Wednesday, 14 November 2012

He thinks. Therefore, he is. Hence ?

The one idea most who read him, or read of him, remember from mathematician and philosopher Rene Descartes, who gave us Cartesian coordinates, and thence analytic geometry, is summarized in those rightly famous Latin sentences "cogito ergo sum" - I think; therefore, I am. And there appears to be more being going on than the medical professional have long been thinking.

According to Fergus Walsh in "Vegetative patient Scott Routley says 'I'm not in pain' ", fMRI scans of patients who had been diagnosed for many years as vegetative because they showed zero observable responses that would suggest the presence of any conscious awareness of the world around them or of themselves have shown convincingly that although most are in fact vegetative, others do have periods of awareness, being able to answer Yes/No questions and in at least one case to have "laid down new memories" whilst believed to be incapable of sensing or thinking (2012).

This kind of reminds me of the situation described in The Matrix films, where Neo and everyone else are just brains connected to computers creating sensations of interaction with a world that doesn't exist: their bodies are withered and useless things that simply lie forever unused in a bath of goo. (The films don't tell us whether they go to the toilet in that state.) The difference of course is that in this case it's the computers using the fMRI data that allow the locked in brains of these people to communicate out to the world of humans around them.  In this case, as Walsh emphasises, many years of ideas firmly believed by doctors and other medical professionals have been proven totally wrong.

That medical science has been proven wrong did not surprise me - that is fairly common, although as the standards improve, it's probably becoming less common than it has long been, when ideas were formed not on solid evidence from well constructed experiments or other research, but from small samples, anecdotal evidence or "what sounds reasonable" - all very dangerous paths to discovering any truth about the way the  world works.
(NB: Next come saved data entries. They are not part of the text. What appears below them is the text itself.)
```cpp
template <typename T, int BM, int BN, int WM, int WN, int SB, int NS, int MODE>
__global__ __launch_bounds__(64 * WM * WN, 1) void conv_kernel(ConvP p, Geo g) {
  constexpr int NWV = WM * WN;
  constexpr int ES = sizeof(T);
  constexpr int BK = SB / ES;
  constexpr int EPC = 16 / ES;
  constexpr int TM = BM / WM / 32, TN = BN / WN / 32;
  constexpr int RPI = 1024 / SB;
  constexpr int CPR = SB / 16;
  constexpr int KS = SB / 32;
  constexpr int STAGE = (BM + BN) * SB;
  constexpr int IA = BM / RPI / NWV, IB = BN / RPI / NWV;
  constexpr int IPT = IA + IB;
  constexpr int E = NS - 1;
  constexpr int WC = BN / WN;
  constexpr int RB = WC * ES;
  constexpr int RS = RB + 16;
  constexpr int CR = RB / 16;
  constexpr int NDB0 = 512;
  constexpr int DBR = sizeof(T) == 4 ? WM : 1;
  constexpr int SR = (NS * STAGE + NWV * 16 * RS + NDB0 * 4 * DBR > 160 * 1024) ? 8 : 16;
  constexpr int CPL = SR * CR / 64;
  constexpr int STRIP = SR * RS;
  constexpr int NQ = 32 / SR;
  constexpr int NST = TM * NQ * CPL;
  constexpr int nW = MODE == MODE_S2 ? 4 : 2;
  static_assert(IA >= 1 && IB >= 1, "piece distribution");
  static_assert(NS >= 3 && NS <= 4 && KS >= 2 && KS % 2 == 0 && 2 * IPT + NST <= 63, "ring / vmcnt immediates");
  constexpr int NDB = 512;
  static_assert(NS * STAGE + NWV * STRIP + NDB * 4 * DBR <= 160 * 1024, "LDS");
  __shared__ __attribute__((aligned(1024))) unsigned char lds[NS * STAGE + NWV * STRIP + NDB * 4 * DBR];

  const int G = gridDim.x;
  const int q8 = G >> 3, r8 = G & 7, xcd = blockIdx.x & 7;
  const int gi = (xcd < r8 ? xcd * (q8 + 1) : r8 * (q8 + 1) + (xcd - r8) * q8) + (blockIdx.x >> 3);
  const int tq = g.ntiles / G, tr = g.ntiles % G;
  const int t0 = gi * tq + (gi < tr ? gi : tr);
  const int tcount = tq + (gi < tr ? 1 : 0);
  if (tcount == 0) return;

  const int tid = threadIdx.x;
  const int KC = p.K / BK;
  const int Ws = MODE == MODE_S2 ? 2 * p.Wc : p.Wc, cmul = MODE == MODE_S2 ? 2 : 1;
  const int Wo = MODE == MODE_S2 ? p.Wc : 2 * p.Wc;
  const int rows = MODE == MODE_S2 ? p.Hc : 2 * p.Hc;
  const int tiles_n = g.tiles_n, tiles_x = g.tiles_x;

  Tile first;
  {
    int mt = t0 / tiles_n;
    first.nt = t0 % tiles_n;
// ... 386 lines not shown
```

### dusty_gan_amd/csrc/conv_mfma_pp.hip

```cpp
#include "conv_mfma_persist_impl.h"

#include <type_traits>

namespace pp {

using persist::Geo;
using persist::Tile;

typedef __attribute__((ext_vector_type(4))) float f32x4_t;

#define PP_WAIT(vm) asm volatile("s_waitcnt vmcnt(%0) lgkmcnt(0)" ::"n"(vm) : "memory")

constexpr int NHT = 256;
struct HTab { unsigned long long e[NHT]; };

__device__ __forceinline__ unsigned long long pp_stamp() {
  unsigned long long t;
  __builtin_amdgcn_sched_barrier(0);
  asm volatile("s_memtime %0\n\ts_waitcnt lgkmcnt(0)" : "=s"(t)::"memory");
  __builtin_amdgcn_sched_barrier(0);
  return t;
}

template <int CTRL>
__device__ __forceinline__ float row_add(float v) {
  const int s = __builtin_amdgcn_update_dpp(0, __builtin_bit_cast(int, v), CTRL, 0xf, 0xf, false);
  return v + __builtin_bit_cast(float, s);
}
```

I remember growing up that my mother always gave me a couple of eggs for breakfast, then the cholesterol connection with heart disease was discovered, so doctors sincerely started telling people to eat no more than a couple of eggs a week because of their high cholesterol content, advice which sounds reasonable, but is wholly unsupported by any research and was proven false when the actual research was done. As so often, it reminds me of the totally false belief many have that legalising drugs will increase drug use and addiction - a false belief which is never based on any solid evidence.

But the really important question that I immediately thought of while reading this BBC News story was to ask them whether they want to be kept alive in that state. Perhaps the doctors did not ask that question because they don't want to know the answer.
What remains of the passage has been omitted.